■ WORK ORDER
Every line of the records below that holds the word "empty" belongs in the answer.

■ SOURCE INFORMATION
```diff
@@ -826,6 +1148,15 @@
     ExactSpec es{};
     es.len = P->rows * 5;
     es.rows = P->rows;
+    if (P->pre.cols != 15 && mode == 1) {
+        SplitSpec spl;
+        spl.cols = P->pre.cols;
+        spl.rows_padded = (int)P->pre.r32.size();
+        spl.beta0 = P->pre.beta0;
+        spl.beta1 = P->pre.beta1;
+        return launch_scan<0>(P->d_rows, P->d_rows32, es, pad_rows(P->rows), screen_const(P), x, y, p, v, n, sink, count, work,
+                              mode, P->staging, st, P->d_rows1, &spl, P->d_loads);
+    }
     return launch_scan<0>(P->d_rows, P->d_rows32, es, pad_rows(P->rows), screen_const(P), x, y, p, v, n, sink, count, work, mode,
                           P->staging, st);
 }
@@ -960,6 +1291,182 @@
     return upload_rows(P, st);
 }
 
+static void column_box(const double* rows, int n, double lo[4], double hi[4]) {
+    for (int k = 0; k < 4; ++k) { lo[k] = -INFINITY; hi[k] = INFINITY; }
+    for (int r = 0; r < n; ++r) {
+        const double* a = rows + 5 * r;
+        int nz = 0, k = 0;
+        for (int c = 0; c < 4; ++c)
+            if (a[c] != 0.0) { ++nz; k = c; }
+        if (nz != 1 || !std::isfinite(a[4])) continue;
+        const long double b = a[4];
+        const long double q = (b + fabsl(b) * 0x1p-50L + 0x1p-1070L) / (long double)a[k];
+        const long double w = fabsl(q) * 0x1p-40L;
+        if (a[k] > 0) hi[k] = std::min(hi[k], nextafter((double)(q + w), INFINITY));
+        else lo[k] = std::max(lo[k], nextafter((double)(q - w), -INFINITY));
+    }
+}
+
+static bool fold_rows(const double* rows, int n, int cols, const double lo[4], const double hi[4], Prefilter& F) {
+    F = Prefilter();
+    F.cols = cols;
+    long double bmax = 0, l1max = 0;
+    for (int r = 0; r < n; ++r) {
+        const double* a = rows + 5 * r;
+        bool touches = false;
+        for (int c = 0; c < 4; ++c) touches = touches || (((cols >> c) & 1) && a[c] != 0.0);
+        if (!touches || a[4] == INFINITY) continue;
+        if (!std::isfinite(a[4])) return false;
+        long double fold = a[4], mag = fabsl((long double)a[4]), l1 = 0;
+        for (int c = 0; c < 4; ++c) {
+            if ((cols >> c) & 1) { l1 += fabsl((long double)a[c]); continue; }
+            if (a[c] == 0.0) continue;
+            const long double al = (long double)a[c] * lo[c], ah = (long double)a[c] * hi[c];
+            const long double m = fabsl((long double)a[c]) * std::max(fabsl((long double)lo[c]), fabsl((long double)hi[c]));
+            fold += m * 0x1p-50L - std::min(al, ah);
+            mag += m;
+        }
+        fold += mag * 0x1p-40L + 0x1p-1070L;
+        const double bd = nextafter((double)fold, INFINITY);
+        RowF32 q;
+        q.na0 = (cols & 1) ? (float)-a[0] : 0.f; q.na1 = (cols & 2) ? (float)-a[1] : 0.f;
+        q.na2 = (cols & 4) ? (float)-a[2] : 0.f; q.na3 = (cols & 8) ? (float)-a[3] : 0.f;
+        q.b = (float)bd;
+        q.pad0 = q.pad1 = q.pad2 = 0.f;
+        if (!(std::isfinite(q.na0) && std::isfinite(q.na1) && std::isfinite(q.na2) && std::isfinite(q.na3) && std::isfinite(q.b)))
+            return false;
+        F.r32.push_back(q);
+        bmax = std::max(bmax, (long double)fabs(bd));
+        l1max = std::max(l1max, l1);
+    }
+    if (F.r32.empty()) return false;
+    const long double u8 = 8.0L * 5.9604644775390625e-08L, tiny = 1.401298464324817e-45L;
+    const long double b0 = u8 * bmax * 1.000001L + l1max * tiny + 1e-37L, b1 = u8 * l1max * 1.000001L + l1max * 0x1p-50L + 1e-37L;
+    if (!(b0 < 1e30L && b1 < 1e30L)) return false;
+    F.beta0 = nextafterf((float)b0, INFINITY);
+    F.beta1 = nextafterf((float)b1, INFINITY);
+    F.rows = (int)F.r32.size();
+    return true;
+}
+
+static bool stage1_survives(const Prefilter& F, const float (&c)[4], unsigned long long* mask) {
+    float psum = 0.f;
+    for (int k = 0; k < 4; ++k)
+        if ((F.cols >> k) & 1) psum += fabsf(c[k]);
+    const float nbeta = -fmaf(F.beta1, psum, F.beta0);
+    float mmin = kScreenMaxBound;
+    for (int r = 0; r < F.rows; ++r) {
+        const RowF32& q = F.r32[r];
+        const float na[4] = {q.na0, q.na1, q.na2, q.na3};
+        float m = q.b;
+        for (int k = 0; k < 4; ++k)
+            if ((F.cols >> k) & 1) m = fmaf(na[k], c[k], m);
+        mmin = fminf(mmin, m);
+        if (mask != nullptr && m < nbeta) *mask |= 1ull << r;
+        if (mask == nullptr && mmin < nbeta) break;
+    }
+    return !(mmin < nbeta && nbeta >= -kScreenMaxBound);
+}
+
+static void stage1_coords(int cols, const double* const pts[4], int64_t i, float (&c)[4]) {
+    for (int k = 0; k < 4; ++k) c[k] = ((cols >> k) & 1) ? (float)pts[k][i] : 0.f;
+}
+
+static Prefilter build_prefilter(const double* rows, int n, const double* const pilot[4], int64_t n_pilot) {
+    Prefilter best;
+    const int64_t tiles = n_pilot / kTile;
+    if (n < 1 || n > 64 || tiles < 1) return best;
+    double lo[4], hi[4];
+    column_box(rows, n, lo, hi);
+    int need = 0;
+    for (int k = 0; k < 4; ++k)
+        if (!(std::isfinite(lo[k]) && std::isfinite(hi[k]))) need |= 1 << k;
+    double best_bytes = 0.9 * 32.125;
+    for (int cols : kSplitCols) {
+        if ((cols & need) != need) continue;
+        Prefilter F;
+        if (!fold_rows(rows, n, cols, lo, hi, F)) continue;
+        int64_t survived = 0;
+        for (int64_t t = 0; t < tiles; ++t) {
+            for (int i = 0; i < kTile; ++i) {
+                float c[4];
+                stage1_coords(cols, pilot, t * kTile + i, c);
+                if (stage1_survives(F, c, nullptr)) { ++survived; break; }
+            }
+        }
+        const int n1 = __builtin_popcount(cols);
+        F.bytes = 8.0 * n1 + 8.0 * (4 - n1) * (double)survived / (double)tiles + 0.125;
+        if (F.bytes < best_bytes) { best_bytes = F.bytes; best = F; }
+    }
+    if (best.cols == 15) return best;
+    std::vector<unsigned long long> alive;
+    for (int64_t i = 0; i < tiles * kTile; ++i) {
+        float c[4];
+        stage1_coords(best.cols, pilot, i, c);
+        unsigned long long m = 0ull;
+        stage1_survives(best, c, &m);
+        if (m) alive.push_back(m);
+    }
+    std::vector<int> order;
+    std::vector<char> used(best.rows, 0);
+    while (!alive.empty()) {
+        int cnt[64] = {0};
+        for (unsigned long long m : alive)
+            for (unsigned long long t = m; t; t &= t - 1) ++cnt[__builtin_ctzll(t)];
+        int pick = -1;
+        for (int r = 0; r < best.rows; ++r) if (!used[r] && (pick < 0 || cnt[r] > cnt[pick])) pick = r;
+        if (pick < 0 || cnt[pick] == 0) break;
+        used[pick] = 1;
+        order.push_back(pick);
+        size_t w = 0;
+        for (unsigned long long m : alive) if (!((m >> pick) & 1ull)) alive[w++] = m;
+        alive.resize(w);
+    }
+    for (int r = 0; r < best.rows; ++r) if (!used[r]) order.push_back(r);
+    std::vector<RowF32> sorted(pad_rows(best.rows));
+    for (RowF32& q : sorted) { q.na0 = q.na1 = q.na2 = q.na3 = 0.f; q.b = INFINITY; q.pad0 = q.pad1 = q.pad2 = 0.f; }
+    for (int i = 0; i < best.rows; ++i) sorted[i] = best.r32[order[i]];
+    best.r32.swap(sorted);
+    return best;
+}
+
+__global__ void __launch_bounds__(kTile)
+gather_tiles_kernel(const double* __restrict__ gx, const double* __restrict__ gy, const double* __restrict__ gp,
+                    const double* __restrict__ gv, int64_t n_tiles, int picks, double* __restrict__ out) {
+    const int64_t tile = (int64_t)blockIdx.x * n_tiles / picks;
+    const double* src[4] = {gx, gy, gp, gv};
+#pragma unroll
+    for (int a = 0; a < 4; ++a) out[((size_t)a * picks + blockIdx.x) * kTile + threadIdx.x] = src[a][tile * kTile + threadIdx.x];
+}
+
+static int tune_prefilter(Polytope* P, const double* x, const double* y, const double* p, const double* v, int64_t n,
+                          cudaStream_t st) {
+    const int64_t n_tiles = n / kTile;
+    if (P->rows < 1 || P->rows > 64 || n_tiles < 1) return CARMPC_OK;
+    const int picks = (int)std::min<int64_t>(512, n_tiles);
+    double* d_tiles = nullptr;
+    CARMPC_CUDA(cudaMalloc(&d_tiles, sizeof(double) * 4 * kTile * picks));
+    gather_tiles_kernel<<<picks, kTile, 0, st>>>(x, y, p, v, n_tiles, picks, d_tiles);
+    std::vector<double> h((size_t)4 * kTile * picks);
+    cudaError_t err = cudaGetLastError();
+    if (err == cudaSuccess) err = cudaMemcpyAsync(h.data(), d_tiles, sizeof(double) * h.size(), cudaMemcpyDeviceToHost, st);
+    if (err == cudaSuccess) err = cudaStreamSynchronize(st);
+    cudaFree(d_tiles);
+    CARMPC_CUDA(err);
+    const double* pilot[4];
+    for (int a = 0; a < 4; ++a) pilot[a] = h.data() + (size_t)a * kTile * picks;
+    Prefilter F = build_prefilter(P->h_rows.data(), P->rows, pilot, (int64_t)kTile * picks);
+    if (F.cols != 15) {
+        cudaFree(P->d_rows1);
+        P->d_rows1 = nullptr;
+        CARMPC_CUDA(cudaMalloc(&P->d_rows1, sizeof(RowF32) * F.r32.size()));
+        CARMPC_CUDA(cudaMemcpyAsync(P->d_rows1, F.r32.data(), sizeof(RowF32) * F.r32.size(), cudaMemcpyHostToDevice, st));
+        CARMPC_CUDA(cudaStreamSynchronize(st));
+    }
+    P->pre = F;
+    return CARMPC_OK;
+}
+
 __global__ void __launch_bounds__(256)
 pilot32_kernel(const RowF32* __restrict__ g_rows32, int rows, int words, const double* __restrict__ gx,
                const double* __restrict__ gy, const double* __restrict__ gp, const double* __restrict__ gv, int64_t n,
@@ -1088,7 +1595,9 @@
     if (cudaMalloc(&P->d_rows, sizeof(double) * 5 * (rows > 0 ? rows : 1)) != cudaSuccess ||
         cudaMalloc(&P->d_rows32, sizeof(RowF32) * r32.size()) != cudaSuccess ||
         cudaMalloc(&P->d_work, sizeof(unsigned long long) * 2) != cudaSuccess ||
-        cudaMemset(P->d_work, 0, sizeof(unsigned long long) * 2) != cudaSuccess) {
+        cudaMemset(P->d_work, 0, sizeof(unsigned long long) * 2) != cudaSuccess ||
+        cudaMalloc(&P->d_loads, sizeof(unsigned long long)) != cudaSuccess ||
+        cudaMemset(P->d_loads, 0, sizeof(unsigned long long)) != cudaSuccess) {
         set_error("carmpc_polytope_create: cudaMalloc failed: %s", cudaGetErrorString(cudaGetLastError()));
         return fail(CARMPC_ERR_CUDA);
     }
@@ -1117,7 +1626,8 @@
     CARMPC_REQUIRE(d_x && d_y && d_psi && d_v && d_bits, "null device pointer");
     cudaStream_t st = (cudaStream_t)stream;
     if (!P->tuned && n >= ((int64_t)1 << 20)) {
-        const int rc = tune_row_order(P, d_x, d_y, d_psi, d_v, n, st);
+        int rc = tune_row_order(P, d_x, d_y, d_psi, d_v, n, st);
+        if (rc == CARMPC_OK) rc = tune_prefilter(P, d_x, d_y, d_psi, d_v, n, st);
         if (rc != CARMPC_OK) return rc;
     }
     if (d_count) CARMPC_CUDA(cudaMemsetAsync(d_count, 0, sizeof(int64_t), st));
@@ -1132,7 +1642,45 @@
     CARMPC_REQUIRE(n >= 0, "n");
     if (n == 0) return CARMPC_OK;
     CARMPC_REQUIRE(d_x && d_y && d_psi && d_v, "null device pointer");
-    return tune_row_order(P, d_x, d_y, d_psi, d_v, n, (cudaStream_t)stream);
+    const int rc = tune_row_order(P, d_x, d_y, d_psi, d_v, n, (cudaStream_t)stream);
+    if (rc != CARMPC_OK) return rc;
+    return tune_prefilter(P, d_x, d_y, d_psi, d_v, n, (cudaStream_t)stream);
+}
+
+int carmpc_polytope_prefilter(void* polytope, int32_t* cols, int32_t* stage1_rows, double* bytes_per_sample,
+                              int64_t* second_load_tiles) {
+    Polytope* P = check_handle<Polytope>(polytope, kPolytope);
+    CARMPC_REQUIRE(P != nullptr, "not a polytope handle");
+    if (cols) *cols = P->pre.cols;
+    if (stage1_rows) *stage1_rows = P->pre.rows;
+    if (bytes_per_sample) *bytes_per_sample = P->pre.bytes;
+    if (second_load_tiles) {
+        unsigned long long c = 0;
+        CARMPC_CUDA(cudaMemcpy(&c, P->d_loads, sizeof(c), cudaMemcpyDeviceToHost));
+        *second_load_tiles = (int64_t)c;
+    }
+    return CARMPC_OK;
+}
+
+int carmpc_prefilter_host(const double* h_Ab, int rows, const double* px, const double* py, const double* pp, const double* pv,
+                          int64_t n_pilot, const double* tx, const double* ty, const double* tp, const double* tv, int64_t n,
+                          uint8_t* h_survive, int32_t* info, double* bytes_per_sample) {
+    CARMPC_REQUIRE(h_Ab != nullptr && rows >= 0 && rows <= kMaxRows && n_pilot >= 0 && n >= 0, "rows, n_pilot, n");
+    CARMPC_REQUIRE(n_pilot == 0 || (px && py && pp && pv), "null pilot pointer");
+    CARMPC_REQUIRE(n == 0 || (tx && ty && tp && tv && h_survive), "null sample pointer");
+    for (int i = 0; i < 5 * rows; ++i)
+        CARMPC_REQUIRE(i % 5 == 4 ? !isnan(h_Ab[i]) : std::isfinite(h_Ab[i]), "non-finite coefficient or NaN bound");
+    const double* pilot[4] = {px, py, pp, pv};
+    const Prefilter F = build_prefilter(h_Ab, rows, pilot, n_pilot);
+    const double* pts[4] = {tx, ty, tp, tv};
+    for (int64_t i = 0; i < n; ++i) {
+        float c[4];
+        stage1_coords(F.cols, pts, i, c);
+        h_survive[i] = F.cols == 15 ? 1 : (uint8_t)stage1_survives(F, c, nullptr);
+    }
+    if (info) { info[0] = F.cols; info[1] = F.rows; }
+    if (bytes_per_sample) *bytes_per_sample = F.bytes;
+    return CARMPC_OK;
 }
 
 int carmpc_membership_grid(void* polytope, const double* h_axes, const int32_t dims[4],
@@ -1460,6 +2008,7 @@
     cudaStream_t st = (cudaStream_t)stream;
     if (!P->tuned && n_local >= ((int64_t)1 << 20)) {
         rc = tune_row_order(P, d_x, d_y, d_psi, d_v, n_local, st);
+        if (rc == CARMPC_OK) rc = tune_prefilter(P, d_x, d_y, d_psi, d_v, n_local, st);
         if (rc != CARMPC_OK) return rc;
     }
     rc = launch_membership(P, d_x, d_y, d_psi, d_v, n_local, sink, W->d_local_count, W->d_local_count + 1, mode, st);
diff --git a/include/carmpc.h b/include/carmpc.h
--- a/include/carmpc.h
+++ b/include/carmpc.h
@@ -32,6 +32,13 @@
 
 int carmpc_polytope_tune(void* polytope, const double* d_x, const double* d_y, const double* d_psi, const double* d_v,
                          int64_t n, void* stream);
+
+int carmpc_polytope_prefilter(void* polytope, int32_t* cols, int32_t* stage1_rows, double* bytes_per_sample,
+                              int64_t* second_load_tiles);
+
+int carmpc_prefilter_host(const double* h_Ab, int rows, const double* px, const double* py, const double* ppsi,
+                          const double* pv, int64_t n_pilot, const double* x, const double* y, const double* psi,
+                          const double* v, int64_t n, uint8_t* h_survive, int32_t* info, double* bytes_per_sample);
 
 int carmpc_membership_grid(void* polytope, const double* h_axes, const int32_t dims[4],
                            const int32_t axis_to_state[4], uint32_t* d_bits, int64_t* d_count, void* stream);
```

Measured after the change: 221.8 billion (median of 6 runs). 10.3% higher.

■ OUTPUT OF THE EXERCISE
+    if (F.r32.empty()) return false;
+    while (!alive.empty()) {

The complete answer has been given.